New preliminary figures reveal that Austria suffered the worst economic slump in the EU in the last quarter of 2020.
In the fourth quarter of the year, from October to December, the Austrian economy shrunk by – 4.3 percent compared to the previous quarter.
That figure represented a bigger drop in GDP than any other EU economy for which data was available, according to the European Union’s statistical office (Eurostat).
However, it was preceded by a 12 percent growth in the third quarter of the year, when the country was fairly open and the second wave of Covid was yet to hit.
The slump in the last quarter obviously coincided with the second wave of the coronavirus pandemic, which hit Europe hard and forced countries, including Austria, to re-introduce strict lockdowns and widespread closures.
Eurostat’s “flash estimates” showed of all the member states for which data was available for the fourth quarter of 2020, Austria’s GDP recorded the largest decrease (-4.3%) compared to the previous quarter.
It was followed by Italy, whose economy shrunk by 2 percent, and France, which contracted by 1.3 percent.
When compared year on year with other European countries, Austria’s economy also showed a big slowdown.
A comparison with the previous year shows a fall in GDP of 7.8 percent. Only Spain, which had a fall of 9.1 percent GDP, was harder hit by the pandemic than Austria.
For the EU as a whole, combined GDP fell by 0.5 percent between the third and fourth quarters and 4.8 percent compared to the previous year.
Reacting to the figures, Der Standard newspaper commented Austria was doing “particularly badly” economically during the pandemic and said the depth of the recession was “surprising.” At the same time, broadcaster ORF pointed out that GDP in the Eurozone shrank by the largest amount since records began in 1996.
However, Austrian Institute for Economic Research (WIFO) boss Christoph Badelt told the ZIB2 program that the numbers were estimated and treated with caution.

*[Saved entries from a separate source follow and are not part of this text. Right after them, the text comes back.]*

template <bool STAMP>
__global__ __launch_bounds__(256, 1) void fa_bwd_dkv_persist_kernel(BwdArgs a, int* __restrict__ wq) {
  constexpr int HD = 128;
  constexpr int NKS = HD / 16;
  constexpr int NDB = HD / 32;
  constexpr int ROWB = HD * 2;
  constexpr int TILE_B = KV_QT * ROWB;
  constexpr int NP = TILE_B / 1024 / 4;
  constexpr int RC_B = KV_QT * 4;
  constexpr int BUF_B = 2 * TILE_B + 4 * RC_B;
  __shared__ __attribute__((aligned(1024))) unsigned char smem[2 * BUF_B + 64];
  int* item_w = reinterpret_cast<int*>(smem + 2 * BUF_B);

  const int tid = threadIdx.x;
  const int lane = tid & 63;
  const int wave = __builtin_amdgcn_readfirstlane(tid >> 6);
  const int r = lane & 31, hh = lane >> 5;
  const int nkb = a.S / KV_KB;
  const int BH = a.B * a.Hkv;
  const bool per_xcd = BH % 8 == 0;
  const int xq = per_xcd ? (int)(blockIdx.x & 7) : 0;
  const int n_items = (per_xcd ? BH / 8 : BH) * nkb;
  const int bh_base = per_xcd ? xq * (BH / 8) : 0;
  const int group = a.Hq / a.Hkv;
  auto pop = [&]() __attribute__((always_inline)) -> int {
    const int j = __hip_atomic_fetch_add(wq + xq, 1, __ATOMIC_RELAXED, __HIP_MEMORY_SCOPE_AGENT);
    return j < n_items ? j : -1;
  };
  if (tid == 0) {
    const int i0 = pop();
    item_w[1] = i0;
    item_w[2] = i0 >= 0 ? pop() : -1;
  }
  __syncthreads();
  int cur = __builtin_amdgcn_readfirstlane(item_w[1]);
  int nxt = __builtin_amdgcn_readfirstlane(item_w[2]);
  if (cur < 0) return;

  const unsigned lds0 = lds_addr(smem);
  unsigned vq[NP], vd[NP];
#pragma unroll
  for (int i = 0; i < NP; ++i) {
    const int byte = (i * 4 + wave) * 1024 + lane * 16;
    const int row = byte / ROWB;
    const int lch = ((byte % ROWB) >> 4) ^ swz_tr<HD>(row);
    vq[i] = (unsigned)((row * a.q_ss + lch * 8) * 2);
    vd[i] = (unsigned)((row * a.do_ss + lch * 8) * 2);
  }
  const float* rc_src = a.rck_w + (wave == 1 ? a.rc_n : 0);
  const unsigned rc_off =
      (unsigned)((32 * (lane >> 5) + 8 * ((lane >> 2) & 3) + 4 * ((lane >> 4) & 1) + (lane & 3)) * 4);

  int iss = cur, iq0 = 0, iq_start = 0, ig = 0;
  const unsigned short *qh = nullptr, *dh = nullptr;
  const float* rh = nullptr;
  bool look_pending = false;
  int n_switch = 0;
  int pend0 = -1, pend1 = -1, npend = 0;
  auto iss_begin = [&](int item) __attribute__((always_inline)) {
    const int bh = bh_base + item / nkb, kb = item % nkb;
    const int bb = bh / a.Hkv, hkk = bh % a.Hkv;
    iq_start = kb * KV_KB;
    iq0 = iq_start;
    ig = 0;
    qh = a.q + bb * a.q_sb + (long)(hkk * group) * a.q_sh;
    dh = a.dout + bb * a.do_sb + (long)(hkk * group) * a.do_sh;
    rh = rc_src + ((long)bb * a.Hq + hkk * group) * a.S;
  };
  iss_begin(cur);
  auto issue = [&](auto slot_c) __attribute__((always_inline)) {
    constexpr int SLC = decltype(slot_c)::value;
    i32x4_t rq = buf_rsrc(qh + (long)iq0 * a.q_ss, (unsigned)(((KV_QT - 1) * a.q_ss + HD) * 2));
    i32x4_t rd = buf_rsrc(dh + (long)iq0 * a.do_ss, (unsigned)(((KV_QT - 1) * a.do_ss + HD) * 2));
    i32x4_t rr = buf_rsrc(rh + iq0, (unsigned)(KV_QT * 4));
    asm volatile("s_nop 4" : "+s"(rq), "+s"(rd), "+s"(rr));
    const unsigned slot = lds0 + (unsigned)(SLC * BUF_B);
#pragma unroll
    for (int i = 0; i < NP; ++i) {
      buf_dma16(rq, vq[i], slot + (i * 4 + wave) * 1024);
      buf_dma16(rd, vd[i], slot + TILE_B + (i * 4 + wave) * 1024);
    }
    buf_dma4(rr, rc_off, slot + 2 * TILE_B + wave * RC_B);
    iq0 += KV_QT;
    if (iq0 >= a.S) {
      if (++ig < group) {
        iq0 = iq_start;
        qh += a.q_sh;
        dh += a.do_sh;
        rh += a.S;
      } else {
        iss = nxt;
        if (iss >= 0) {
          iss_begin(iss);
          if (tid == 0) item_w[3 + (n_switch & 1)] = pop();
          look_pending = true;
          ++n_switch;
        }
        if (npend == 0) pend0 = iss;
        else pend1 = iss;
        ++npend;
      }
    }
  };

  bf16x8_t kf[NKS], vf[NKS];
  auto load_kv = [&](int item) __attribute__((always_inline)) {
    const int bh = bh_base + item / nkb, kb = item % nkb;
    const int bb = bh / a.Hkv, hkk = bh % a.Hkv;
    const int key = kb * KV_KB + wave * 32 + r;
    const unsigned short* Kp = a.k + bb * a.k_sb + hkk * a.k_sh + (long)key * a.k_ss + 8 * hh;
    const unsigned short* Vp = a.v + bb * a.v_sb + hkk * a.v_sh + (long)key * a.v_ss + 8 * hh;
#pragma unroll
    for (int ks = 0; ks < NKS; ++ks) {
      asm volatile("global_load_dwordx4 %0, %1, off" : "+a"(kf[ks]) : "v"(Kp + 16 * ks) : "memory");
      asm volatile("global_load_dwordx4 %0, %1, off" : "+a"(vf[ks]) : "v"(Vp + 16 * ks) : "memory");
    }
  };

  issue(std::integral_constant<int, 0>{});
  load_kv(cur);
  asm volatile("s_waitcnt vmcnt(0)"
               : "+a"(kf[0]), "+a"(kf[1]), "+a"(kf[2]), "+a"(kf[3]), "+a"(kf[4]), "+a"(kf[5]), "+a"(kf[6]),
                 "+a"(kf[7]), "+a"(vf[0]), "+a"(vf[1]), "+a"(vf[2]), "+a"(vf[3]), "+a"(vf[4]), "+a"(vf[5]),
                 "+a"(vf[6]), "+a"(vf[7])
               :
               : "memory");
  __builtin_amdgcn_s_barrier();
  issue(std::integral_constant<int, 1>{});
  f32x16 dk[NDB], dv[NDB];
#pragma unroll
  for (int d = 0; d < NDB; ++d) {
    const bf16x8_t z = {};
    asm volatile("s_nop 2\n\tv_mfma_f32_32x32x16_bf16 %0, %1, %1, 0" : "=a"(dk[d]) : "v"(z));
    asm volatile("v_mfma_f32_32x32x16_bf16 %0, %1, %1, 0" : "=a"(dv[d]) : "v"(z));
  }
  const float c = a.scale_log2;

  int n_done = 0;
  auto stamp = [&](int k) __attribute__((always_inline)) {
    if constexpr (STAMP) {
      if (tid == 0 && n_done < 64)
        a.stamps[(blockIdx.x * 64 + n_done) * 4 + k] = k == 3 ? (unsigned long long)cur : __builtin_amdgcn_s_memrealtime();
    }
  };
  for (;;) {
    stamp(0);
    stamp(3);
    const int bh = bh_base + cur / nkb, kb = cur % nkb;
    const int b = bh / a.Hkv, hk = bh % a.Hkv;
    const int k0 = kb * KV_KB;
    const int wkey0 = k0 + wave * 32;
    const int my_key = wkey0 + r;
    const int ntiles = group * ((a.S - k0) / KV_QT);
    int q0 = k0;
    auto apply_mask = [&](f32x16& s, int h) __attribute__((always_inline)) {
#pragma unroll
      for (int gq = 0; gq < 4; ++gq) {
        const int row0 = q0 + 32 * h + 8 * gq + 4 * hh;
#pragma unroll
        for (int j = 0; j < 4; ++j) s[4 * gq + j] = my_key <= row0 + j ? s[4 * gq + j] : -INFINITY;
      }
    };
    auto tile = [&](auto slot_c) __attribute__((always_inline)) {
      constexpr int SL = decltype(slot_c)::value;
      const bool live = !(wkey0 > q0 + KV_QT - 1);
      if (!live) return;
      const unsigned char* Qs = smem + SL * BUF_B;
      const unsigned char* Ds = Qs + TILE_B;
      const float* lse_s = reinterpret_cast<const float*>(Ds + TILE_B);
      const float* del_s = lse_s + KV_QT;
      const bool need_mask = wkey0 + 31 > q0;
      f32x16 s0 = *reinterpret_cast<const f32x16*>(lse_s + 16 * hh);
      f32x16 p0 = *reinterpret_cast<const f32x16*>(del_s + 16 * hh);
      bf16x8_t qa[NKS], da[NKS];
#pragma unroll
      for (int ks = 0; ks < NKS; ++ks) {
        qa[ks] = lds_read_b128(Qs, tr_off<HD>(r, 2 * ks + hh));
        da[ks] = lds_read_b128(Ds, tr_off<HD>(r, 2 * ks + hh));
      }
      f32x16 s1 = *reinterpret_cast<const f32x16*>(lse_s + 32 + 16 * hh);
      f32x16 p1 = *reinterpret_cast<const f32x16*>(del_s + 32 + 16 * hh);
      bf16x8_t qb[NKS], db[NKS];
#pragma unroll
      for (int ks = 0; ks < NKS; ++ks) {
        mfma_v(s0, qa[ks], kf[ks]);
        qb[ks] = lds_read_b128(Qs, tr_off<HD>(32 + r, 2 * ks + hh));
        mfma_v(p0, da[ks], vf[ks]);
        db[ks] = lds_read_b128(Ds, tr_off<HD>(32 + r, 2 * ks + hh));
      }
      if (need_mask) apply_mask(s0, 0);
      unsigned pw0[8], dw0[8];
      bf16x8_t td[2][NDB], tq[2][NDB];
#pragma unroll
      for (int ks = 0; ks < NKS; ++ks) {
        x_step(s1, p1, qb[ks], kf[ks], db[ks], vf[ks], s0[2 * ks], s0[2 * ks + 1], p0[2 * ks], p0[2 * ks + 1], c,
               pw0[ks], dw0[ks]);
        const int st = ks >> 2, d = ks & 3;
        td[st][d] = tr_frag<HD>(Ds, 16 * st, d * 32, lane);
        tq[st][d] = tr_frag<HD>(Qs, 16 * st, d * 32, lane);
      }
      if (need_mask) apply_mask(s1, 1);
      unsigned pw1[8], dw1[8];
      bf16x8_t cd[2][NDB], cq[2][NDB];
#pragma unroll
      for (int st = 0; st < 2; ++st) {
        const bf16x8_t pb = words8(pw0[4 * st], pw0[4 * st + 1], pw0[4 * st + 2], pw0[4 * st + 3]);
        const bf16x8_t sb = words8(dw0[4 * st], dw0[4 * st + 1], dw0[4 * st + 2], dw0[4 * st + 3]);
#pragma unroll
        for (int d = 0; d < NDB; ++d) {
          const int i = 4 * st + d;
          y_step(dv[d], dk[d], td[st][d], tq[st][d], pb, sb, s1[2 * i], s1[2 * i + 1], p1[2 * i], p1[2 * i + 1], c,
                 pw1[i], dw1[i]);
          cd[st][d] = tr_frag<HD>(Ds, 32 + 16 * st, d * 32, lane);
          cq[st][d] = tr_frag<HD>(Qs, 32 + 16 * st, d * 32, lane);
        }
      }
#pragma unroll
      for (int st = 0; st < 2; ++st) {
        const bf16x8_t pb = words8(pw1[4 * st], pw1[4 * st + 1], pw1[4 * st + 2], pw1[4 * st + 3]);
        const bf16x8_t sb = words8(dw1[4 * st], dw1[4 * st + 1], dw1[4 * st + 2], dw1[4 * st + 3]);
#pragma unroll
        for (int d = 0; d < NDB; ++d) z_step(dv[d], dk[d], cd[st][d], cq[st][d], pb, sb);
      }
    };
    auto advance = [&](auto slot_c) __attribute__((always_inline)) {
      constexpr int SL = decltype(slot_c)::value;
      asm volatile("s_waitcnt lgkmcnt(0)" ::: "memory");
      vm_wait_n<0>();
      __builtin_amdgcn_s_barrier();
      if (look_pending) {
        nxt = __builtin_amdgcn_readfirstlane(item_w[3 + ((n_switch - 1) & 1)]);
        look_pending = false;
      }
      if (iss >= 0) issue(std::integral_constant<int, SL>{});
      q0 += KV_QT;
      if (q0 >= a.S) q0 = k0;
    };
    for (int t = 0; t < ntiles; t += 2) {
      tile(std::integral_constant<int, 0>{});
      advance(std::integral_constant<int, 0>{});
      tile(std::integral_constant<int, 1>{});
      advance(std::integral_constant<int, 1>{});
    }
    stamp(1);
    {
      const long tok = (long)b * a.S + my_key;
      unsigned short* dkp = a.dk + tok * a.dk_st + (long)hk * HD;
      unsigned short* dvp = a.dv + tok * a.dv_st + (long)hk * HD;
      const bool rope = a.cos_t != nullptr;
      f32x4 cs[NDB / 2][4], sn[NDB / 2][4];
      if (rope) {
        const long p = a.rope_pos ? (long)a.rope_pos[tok] : tok % a.rope_S;
        const float* cr = a.cos_t + p * (HD / 2);
        const float* sr = a.sin_t + p * (HD / 2);
#pragma unroll
        for (int d = 0; d < NDB / 2; ++d)
#pragma unroll
          for (int g = 0; g < 4; ++g) {
            const int col = d * 32 + 8 * g + 4 * hh;
            cs[d][g] = *reinterpret_cast<const f32x4*>(cr + col);
            sn[d][g] = *reinterpret_cast<const f32x4*>(sr + col);
          }
      }
#pragma unroll
      for (int d = 0; d < NDB; ++d) asm volatile("s_nop 7\n\ts_nop 7" : "+a"(dk[d]), "+a"(dv[d]));
      auto st8 = [&](unsigned short* p, const float* x, float mul) __attribute__((always_inline)) {
        s2_t w;
        w[0] = (unsigned)f2bf(x[0] * mul) | ((unsigned)f2bf(x[1] * mul) << 16);
        w[1] = (unsigned)f2bf(x[2] * mul) | ((unsigned)f2bf(x[3] * mul) << 16);
        asm volatile("global_store_dwordx2 %0, %1, off" ::"v"(p), "v"(w) : "memory");
      };
#pragma unroll
      for (int d = 0; d < NDB / 2; ++d) {
        const f32x16 x1 = acc_copy(dk[d]), x2 = acc_copy(dk[d + NDB / 2]);
        acc_zero(dk[d]);
        acc_zero(dk[d + NDB / 2]);
#pragma unroll
        for (int g = 0; g < 4; ++g) {
          const int col = d * 32 + 8 * g + 4 * hh;
          float lo[4], hi[4];
#pragma unroll
          for (int j = 0; j < 4; ++j) {
            const float c1 = rope ? cs[d][g][j] : 1.f, s1 = rope ? sn[d][g][j] : 0.f;
            lo[j] = x1[4 * g + j] * c1 + x2[4 * g + j] * s1;
            hi[j] = x2[4 * g + j] * c1 - x1[4 * g + j] * s1;
          }
          st8(dkp + col, lo, a.scale);
          st8(dkp + col + HD / 2, hi, a.scale);
        }
      }
#pragma unroll
      for (int d = 0; d < NDB; ++d) {
        const f32x16 x = acc_copy(dv[d]);
        acc_zero(dv[d]);
#pragma unroll
        for (int g = 0; g < 4; ++g) {
          float y[4];
#pragma unroll
          for (int j = 0; j < 4; ++j) y[j] = x[4 * g + j];
          st8(dvp + d * 32 + 8 * g + 4 * hh, y, 1.f);
        }
      }
      load_kv(pend0 >= 0 ? pend0 : cur);
      asm volatile("s_waitcnt vmcnt(0)"
                   : "+a"(kf[0]), "+a"(kf[1]), "+a"(kf[2]), "+a"(kf[3]), "+a"(kf[4]), "+a"(kf[5]), "+a"(kf[6]),
                     "+a"(kf[7]), "+a"(vf[0]), "+a"(vf[1]), "+a"(vf[2]), "+a"(vf[3]), "+a"(vf[4]), "+a"(vf[5]),
                     "+a"(vf[6]), "+a"(vf[7])
                   :
                   : "memory");
    }
    stamp(2);
    ++n_done;
    if (pend0 < 0) break;
    cur = pend0;
    pend0 = pend1;
    pend1 = -1;
    --npend;
  }
}

template <int HD, bool CAUSAL, bool DOC>
__global__ __launch_bounds__(256, 2) void fa_bwd_dq_kernel(BwdArgs a) {
  constexpr int NKS = HD / 16;
  constexpr int NDB = HD / 32;
  constexpr int ROWB = HD * 2;
  constexpr int TILE = DQ_KB * ROWB;
  constexpr int PPW = TILE / 1024 / 4;
  constexpr int SLOT = 2 * TILE;
  __shared__ __attribute__((aligned(1024))) unsigned char smem[2 * SLOT];

  const int tid = threadIdx.x;
  const int lane = tid & 63;
  const int wave = __builtin_amdgcn_readfirstlane(tid >> 6);
  const int r = lane & 31, hh = lane >> 5;
  const int nqb = (a.S + DQ_QB - 1) / DQ_QB;
  const int BH = a.B * a.Hq;
  int bh, qi;
  if (BH % 8) {
    bh = blockIdx.x % BH;
    qi = blockIdx.x / BH;
  } else {
    const int x = blockIdx.x & 7, j = blockIdx.x >> 3;
    bh = x * (BH >> 3) + j / nqb;
    qi = j % nqb;
  }
  const int qblk = nqb - 1 - qi;
  const int b = bh / a.Hq, hq = bh % a.Hq;
  const int hk = hq / (a.Hq / a.Hkv);
  const int q_row0 = qblk * DQ_QB + wave * 32;
  const int my_q = q_row0 + r;
  const int qc = min(my_q, a.S - 1);

  const unsigned short* Kp = a.k + b * a.k_sb + hk * a.k_sh;
  const unsigned short* Vp = a.v + b * a.v_sb + hk * a.v_sh;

Badelt said Austria’s summer tourism success could explain the plummeting GDP between the third and fourth quarters of 2020. From this higher level of economic activity in the summer, the slump would be stronger.
And he said he was certain once Covid-19 is contained, there will be a “massive upswing.”
Austria’s Double Dip
According to flash estimates from the Austrian Institute of Economic Research, the Austrian economy shrunk by 4.3% quarter-on-quarter in the fourth quarter of 2020.
The greatest losses came from services including retail, accommodation, hospitality, transport and other services, such as personal services, culture and recreation (-19.7% and -25.2% respectively). Personal consumption decreased by 8.3%, while industrial production and construction activity remained more stable (with +1 and -1.6% respectively).
The feared double-dip could not be avoided in the fourth quarter, given that lockdown measures were gradually tightened leading to almost no tourism in November.
So what can be expected in 2021? The way 2020 ended will continue in the first quarter of 2021 for now.
The current lockdown measures will stay in place at least until 7 February and schools will open only on 15 February. Restaurants and hotels will stay closed at least until March. Since tourism activity has already been very restricted since November, the entire tourism winter season will be hit hard.